There seems to be some agreement on an 80T ATB blade for cross cuts and a 80T Hi-ATB for veneers and fine cuts.

This thread goes back to the original conjecture, the 24T Flat is a primary ripping blade. But what about thin rips? Is the 40T Hi-ATB blade the best way to go?

Infinity also has a 40T 1/16" kerf blade with built-in stabilizer. Is that a useful blade? http://www.infinitytools.com/10-Laser-Kerf-Saw-Blade-40T-063-Kerf-With-5_8-Arbor/productinfo/010-046/


----------



## lumberjoe (Mar 30, 2012)

It seems kind of gimmicky to me, and stabilizers limit depth of cut. I make a lot of thin rips with a ripping blade and they come out ok. If you look at the trivet I made, all the walnut is 1/8" thick and cut with the Infinity 010-124. When making thin rips, I use a jig and keep the off cut, but I'm not sure that makes a lot of difference.

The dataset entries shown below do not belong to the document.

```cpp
inline Phys phys_of(const DType& t) {
    switch (t.id) {
    case TypeId::Bool: return Phys::Bitmap;
    case TypeId::Int8: return Phys::I8;
    case TypeId::Int16: return Phys::I16;
    case TypeId::Int32: case TypeId::Date: return Phys::I32;
    case TypeId::Int64: case TypeId::Timestamp: case TypeId::TimestampNtz: return Phys::I64;
    case TypeId::Float32: return Phys::F32;
    case TypeId::Float64: return Phys::F64;
// ... 89 lines not shown
            rewrite_bound(c, slot_of);
            out.push_back(c);
        }
        return out;
    }
    void fill_inputs(cb::PipeParams& p, const Batch& b, int tile, int64_t row0 = 0, int64_t row1 = -1) const { fill_inputs_of(p, b, used_cols, tile, row0, row1); }
    void fill_inputs_of(cb::PipeParams& p, const Batch& b, const std::vector<int>& which, int tile, int64_t row0 = 0, int64_t row1 = -1) const {
        memset(&p, 0, sizeof(p));
        if (row1 < 0) row1 = b.n_rows;
        if (row0 & 1023) throw ExecError(15, "", "internal: launch range must start on a 1024-row boundary");
        for (size_t i = 0; i < which.size(); i++) {
            const Column& c = b.cols[which[i]];
            if (!c.data) throw Unsupported("column " + std::to_string(which[i]) + " (" + c.type.str() + ") has no fixed-width device representation");
            int w = phys_bytes(c.phys);
            p.col[i] = (const cb::u8*)c.data->ptr + (w == 0 ? row0 / 8 : row0 * w);
            p.val[i] = c.validity ? (const cb::u8*)c.validity->ptr + row0 / 8 : nullptr;
        }
        p.n_rows = row1 - row0;
        p.n_tiles = (int)((p.n_rows + tile - 1) / tile);
        p.err = ctx->d_err;
    }
    StrMasks str_masks;
    void bind_str_masks(cb::PipeParams& p, const PipelineSpec& spec, const Batch& b) { str_masks.bind(p, spec, b, ctx); }
    void launch(cudaKernel_t k, dim3 grid, dim3 block, size_t smem, void* params) {
        cuda_check(cudaFuncSetAttribute((const void*)k, cudaFuncAttributeMaxDynamicSharedMemorySize, (int)smem), "cudaFuncSetAttribute(smem)");
        void* args[] = {params};
        if (ctx->ev_pending) { cuda_check(cudaStreamSynchronize(ctx->stream), "stream sync"); ctx->collect_timing(); }
        cuda_check(cudaEventRecord(ctx->ev0, ctx->stream), "event record");
        cuda_check(cudaLaunchKernel((const void*)k, grid, block, args, smem, ctx->stream), "kernel launch");
        cuda_check(cudaEventRecord(ctx->ev1, ctx->stream), "event record");
        ctx->ev_pending = true;
        ctx->kernel_launches++;
    }
};

PipelineSpec count_pass_spec(std::vector<SourceCol> cols, std::vector<ExprP> predicates);

ExecNodeP make_agg_node(const OperatorP& agg_op, const ExecNodeP& src, const std::vector<ExprP>& preds, const std::vector<ExprP>& cols, ExecContext* ctx,
                        const std::vector<int>& assume_bits);
ExecNodeP make_partition_node(const OperatorP& op, const ExecNodeP& child, ExecContext* ctx);
ExecNodeP make_sort_node(const OperatorP& op, const ExecNodeP& child, ExecContext* ctx);
ExecNodeP make_join_node(const OperatorP& op, const ExecNodeP& left, const ExecNodeP& right, ExecContext* ctx);

int key_kind(const Column& c);
DeviceBufP host_to_device(const void* p, size_t n, ExecContext* ctx, const char* what);
void columns_to_device(Batch& b, ExecContext* ctx);
void arrive(Batch& b, ExecContext* ctx, const char* op);
Batch drain(ExecNode& child, ExecContext* ctx, const char* op, const char* concat_op);
template <typename I> void gather_columns(const Batch& in, const I* row_idx, int64_t n, Batch& out, ExecContext* ctx, const char* op);
void gather_columns_or_null(const Batch& in, const unsigned* row_idx, int64_t n, Batch& out, ExecContext* ctx);
Batch concat_batches(const std::vector<Batch>& bs, ExecContext* ctx, const char* op);
cb::SortKeyCol key_field(const Column& c, bool has_null, int& off);
struct RowKeys { DeviceBufP keys; uint64_t and_or[2 * cb::SK_MAX_WORDS]; std::vector<int> digits; };
RowKeys pack_row_keys(const cb::SortKeyCols& kc, int64_t n, int bits, ExecContext* ctx);
// ... 10 lines not shown
```

Before: 38.87 billion.

## Batch dense-agg sub-range launches and defer host syncs and validation readback

The dense aggregation path now launches all sub-range pipeline kernels back to back, each with its own partials/spill slot and value-mask scratch, then does a single D2H readback and stream sync before validating and folding. Previously every sub-range did its own launch, vmask copy and sync. Several other syncs go too: the per-column temp-buffer sync during upload (host vectors are kept alive until the batch sync instead), the per-batch device error check, and the per-string copies when decoding the string dictionary, which now uses one prefetch copy. Timing events become a growable per-launch array. The cost is more device memory for per-slot buffers, plus more complex rerun logic that recurses into fresh slots.

```diff
diff --git a/datafusion-comet_b200/csrc/abi.cpp b/datafusion-comet_b200/csrc/abi.cpp
--- a/datafusion-comet_b200/csrc/abi.cpp
+++ b/datafusion-comet_b200/csrc/abi.cpp
@@ -20,7 +20,7 @@
     cudaStream_t stream;
     int* d_err;
     int* h_err;
-    cudaEvent_t ev0, ev1;
+    std::vector<cudaEvent_t> ev;
 };
 std::mutex g_pool_mu;
 std::map<int, std::vector<CtxRes>> g_pool;
@@ -72,7 +72,7 @@
         if (!fl.empty()) {
             CtxRes r = fl.back();
             fl.pop_back();
-            ctx.stream = r.stream; ctx.d_err = r.d_err; ctx.h_err = r.h_err; ctx.ev0 = r.ev0; ctx.ev1 = r.ev1;
+            ctx.stream = r.stream; ctx.d_err = r.d_err; ctx.h_err = r.h_err; ctx.ev = r.ev;
         }
     }
     if (!ctx.stream) {
@@ -84,8 +84,6 @@
         }
         cuda_check(cudaMalloc((void**)&ctx.d_err, 64), "cudaMalloc err");
         cuda_check(cudaMallocHost((void**)&ctx.h_err, 64), "cudaMallocHost err");
-        cuda_check(cudaEventCreate(&ctx.ev0), "cudaEventCreate");
-        cuda_check(cudaEventCreate(&ctx.ev1), "cudaEventCreate");
     }
     cuda_check(cudaMemsetAsync(ctx.d_err, 0, 64, ctx.stream), "memset err");
     set_alloc_stream(ctx.stream);
@@ -215,7 +213,7 @@
         if (plan->ctx.stream) {
             cudaStreamSynchronize(plan->ctx.stream);
             std::lock_guard<std::mutex> lk(g_pool_mu);
-            g_pool[plan->ctx.device].push_back(CtxRes{plan->ctx.stream, plan->ctx.d_err, plan->ctx.h_err, plan->ctx.ev0, plan->ctx.ev1});
+            g_pool[plan->ctx.device].push_back(CtxRes{plan->ctx.stream, plan->ctx.d_err, plan->ctx.h_err, plan->ctx.ev});
         }
         for (auto* s : plan->inputs.streams) if (s && s->release) s->release(s);
     } catch (...) {
diff --git a/datafusion-comet_b200/csrc/agg.cpp b/datafusion-comet_b200/csrc/agg.cpp
--- a/datafusion-comet_b200/csrc/agg.cpp
+++ b/datafusion-comet_b200/csrc/agg.cpp
@@ -5,6 +5,7 @@
 #include "ranges.h"
 
 #include <algorithm>
+#include <climits>
 #include <mutex>
 
 namespace cb200 {
@@ -53,7 +54,7 @@
 struct DenseState {
     std::vector<int> cards;
     std::vector<bool> has_null;
-    DeviceBufP totals, spill, partials;
+    DeviceBufP totals;
     int groups = 0;
 
     void regroup(ExecContext* ctx, int n_words, const std::vector<int>& word_kinds, const std::vector<int>& new_cards) {
@@ -485,6 +486,7 @@
             if (seen[i] >= 0) observed_bits[(size_t)used_cols[i]] = std::max(observed_bits[(size_t)used_cols[i]], seen[i]);
     }
 
+    static constexpr size_t DICT_PREFETCH = 1 << 16;
     int prepare_key(Batch& b, size_t k) {
         int ci = keys[k]->index;
         Column& c = b.cols[ci];
@@ -499,7 +501,14 @@
             const int64_t cap = 1 << 16;
             const int max_codes = 4096;
             const int64_t bytes_cap = 1 << 20;
-            auto alloc = [&](size_t n) { auto bfr = std::make_shared<DeviceBuf>(n); cuda_check(cudaMemsetAsync(bfr->ptr, 0, bfr->bytes, ctx->stream), "memset dict"); dd->bufs.push_back(bfr); return bfr->ptr; };
+            const size_t sizes[] = {(size_t)cap * 8, (size_t)cap * 4, 64, (size_t)max_codes * 8, (size_t)max_codes * 4, (size_t)bytes_cap};
+            size_t total = 0;
+            for (size_t s : sizes) total += (s + 255) / 256 * 256;
+            auto whole = std::make_shared<DeviceBuf>(total);
+            cuda_check(cudaMemsetAsync(whole->ptr, 0, whole->bytes, ctx->stream), "memset dict");
+            dd->bufs.push_back(whole);
+            size_t at = 0;
+            auto alloc = [&](size_t n) { void* q = (char*)whole->ptr + at; at += (n + 255) / 256 * 256; return q; };
             dd->d.tags = (unsigned long long*)alloc((size_t)cap * 8);
             dd->d.slot_code = (int*)alloc((size_t)cap * 4);
             dd->d.capacity = cap;
@@ -521,21 +530,31 @@
         launch_dict_encode(dd.d, (const int*)c.offsets->ptr, (const unsigned char*)c.chars->ptr, c.validity ? (const unsigned char*)c.validity->ptr : nullptr,
                            b.n_rows, (int*)row_slot->ptr, (int*)codes->ptr, ctx->stream);
         ctx->kernel_launches += 2;
+        const char* head = (const char*)dd.d.n_codes;
+        const size_t o_off = (size_t)((const char*)dd.d.code_off - head), o_len = (size_t)((const char*)dd.d.code_len - head);
+        const size_t o_bytes = (size_t)((const char*)dd.d.bytes - head);
+        std::unique_ptr<char[]> h(new char[o_bytes + DICT_PREFETCH]);
+        cuda_check(cudaMemcpyAsync(h.get(), head, o_bytes + DICT_PREFETCH, cudaMemcpyDeviceToHost, ctx->stream), "dict header");
+        cuda_check(cudaStreamSynchronize(ctx->stream), "dict encode");
         int hdr[12];
-        cuda_check(cudaMemcpyAsync(hdr, dd.d.n_codes, sizeof(hdr), cudaMemcpyDeviceToHost, ctx->stream), "dict header");
-        cuda_check(cudaStreamSynchronize(ctx->stream), "dict encode");
+        memcpy(hdr, h.get(), sizeof(hdr));
         int n_codes = hdr[0], derr = hdr[8];
         if (derr & CB_DICT_FULL) throw Unsupported("plain Utf8 group key with more distinct values than the device dictionary holds (dictionary-encode the column)");
         if (derr & CB_DICT_COLLISION) throw ExecError(14, "", "64-bit hash collision between distinct group key strings");
         if (n_codes > dd.host_known) {
-            std::vector<long long> off((size_t)n_codes);
-            std::vector<int> len((size_t)n_codes);
-            cuda_check(cudaMemcpy(off.data(), dd.d.code_off, (size_t)n_codes * 8, cudaMemcpyDeviceToHost), "dict offsets");
-            cuda_check(cudaMemcpy(len.data(), dd.d.code_len, (size_t)n_codes * 4, cudaMemcpyDeviceToHost), "dict lengths");
+            const long long* off = (const long long*)(h.get() + o_off);
+            const int* len = (const int*)(h.get() + o_len);
+            long long lo = LLONG_MAX, hi = 0;
+            for (int i = dd.host_known; i < n_codes; i++) { lo = std::min(lo, off[i]); hi = std::max(hi, off[i] + len[i]); }
+            const char* bytes = h.get() + o_bytes;
+            std::vector<char> more;
+            if (hi > (long long)DICT_PREFETCH) {
+                more.resize((size_t)(hi - lo));
+                cuda_check(cudaMemcpy(more.data(), dd.d.bytes + lo, more.size(), cudaMemcpyDeviceToHost), "dict bytes");
+            }
             for (int i = dd.host_known; i < n_codes; i++) {
-                std::string s((size_t)len[(size_t)i], '\0');
-                if (len[(size_t)i]) cuda_check(cudaMemcpy(&s[0], dd.d.bytes + off[(size_t)i], (size_t)len[(size_t)i], cudaMemcpyDeviceToHost), "dict bytes");
-                key_dicts[k]->append(s);
+                const char* sp = more.empty() ? bytes + off[i] : more.data() + (off[i] - lo);
+                key_dicts[k]->append(std::string(sp, (size_t)len[i]));
             }
             dd.host_known = n_codes;
         }
@@ -623,80 +642,96 @@
         n_words = 0; word_kinds.clear(); role_words.clear(); rows_scanned = 0;
     }
 
-    void run_range(Batch& b, int64_t row0, int64_t row1, int n_groups, Level lv) {
+    void run_range(Batch& b, int64_t row0, int64_t row1, int n_groups, Level lv, size_t slot0 = 0) {
         TraceSpan tsr("agg.run_range");
-        while (true) {
-            Kernel k;
-            {
-                TraceSpan ts("agg.codegen+jit");
-                k = compile(make_spec(&b, Strategy::Dense, n_groups, lv));
-            }
-            const int64_t max_rows = (int64_t)ctx->num_sms * k.g.threads * (1ll << CB_RPT_LOG2) / 1024 * 1024;
-            int64_t r0 = row0;
-            while (r0 < row1 && launch_one(b, r0, std::min(row1, r0 + max_rows), n_groups, k, lv)) r0 += max_rows;
-            if (r0 >= row1) return;
-            if (lv == SAFE) throw ExecError(15, "", "internal: value-mask validation failed without assumptions");
-            lv = lv == TIGHT ? TYPE : SAFE;
-            row0 = r0;
-        }
-    }
-
-    bool launch_one(Batch& b, int64_t r0, int64_t r1, int n_groups, const Kernel& k, Level lv) {
-        cudaStream_t st = ctx->stream;
-        size_t tot_bytes = (size_t)n_groups * n_words * 16;
+        Kernel k;
+        {
+            TraceSpan ts("agg.codegen+jit");
+            k = compile(make_spec(&b, Strategy::Dense, n_groups, lv));
+        }
+        const int64_t max_rows = (int64_t)ctx->num_sms * k.g.threads * (1ll << CB_RPT_LOG2) / 1024 * 1024;
+        const size_t tot_bytes = (size_t)n_groups * n_words * 16;
         if (!have_totals()) {
             dense.totals = std::make_shared<DeviceBuf>(tot_bytes);
             dense.groups = n_groups;
         }
-        if (!dense.spill || dense.spill->bytes < tot_bytes) {
-            dense.spill = std::make_shared<DeviceBuf>(tot_bytes);
-            cuda_check(cudaMemsetAsync(dense.spill->ptr, 0, dense.spill->bytes, st), "memset spill");
-        }
-        clear_vmask();
-        cb::PipeParams p;
-        fill_inputs(p, b, k.g.tile, r0, r1);
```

If you are talking about rips into thin stock, I use a combo or cross cut blade. Generally, thin stock I work with will either be veneered plywood or laminate anyway.

you can drive yourself crazy deciding on a blade. I am kind of a table saw blade addict. The value of the blades I own currently exceeds the value of my table saw itself. I have sold off some of the blades (like the two mentioned in the headline of this thread), and have found quite a few that work well with my saw and the way I process materials. My advice would be to give something a shot. You really can't go wrong with any of the blades mentioned in this thread.


----------



## MedicKen (Dec 2, 2008)

I have had both blades. When I had my unisaw, 2hp 3ph, I tried both. I picked up the WWII from one of the online suppliers and installed it. While it cut ok with a standard throat plate I did get a fair amount of tear out. The blade has to have a ZCI in order to cut well. I was able to find the Freud blade on ebay and only paid $59 for it. I also tried it with both the standard throat plate and a ZCI. The Freud would cut circles around the WWII. Much cleaner cuts in both hard and soft woods. I eventually sold the saw and all the blades. But, I did keep the Freud and wound up giving it to a friend who has a woodworking school. He has now gone to the blade as well.


----------



## Woodbum (Jan 3, 2010)

For a combination blade, My opinion is that the Forrest WWII is the finest blade I have ever used. For heavy, and continuous ripping however, you still should bite the bullet and install a dedicated rip blade, especially in hard woods like maple, ash and some oaks. Forrest makes a dedicated rip blade that I plan on investing in to go with my WWII blades and 8" dado king. Freud's glue line rip blade is pretty damned good too and I will use the one I have until it is dull.


----------



## builtinbkyn (Oct 29, 2015)

I often change blades to suit the task. I use CMT hi-tooth count blades for plywood, and cross cutting. I have a 30T Woodworker II for ripping. But I also picked up a combo blade to keep on the saw for miscellaneous cutting tasks. I wanted to see the difference in results. I visited a local equipment seller and they carry Everlast saw blades. I am very impressed with the results in both ripping and cross cutting. Great price for a high quality blade. Amazon carries them too.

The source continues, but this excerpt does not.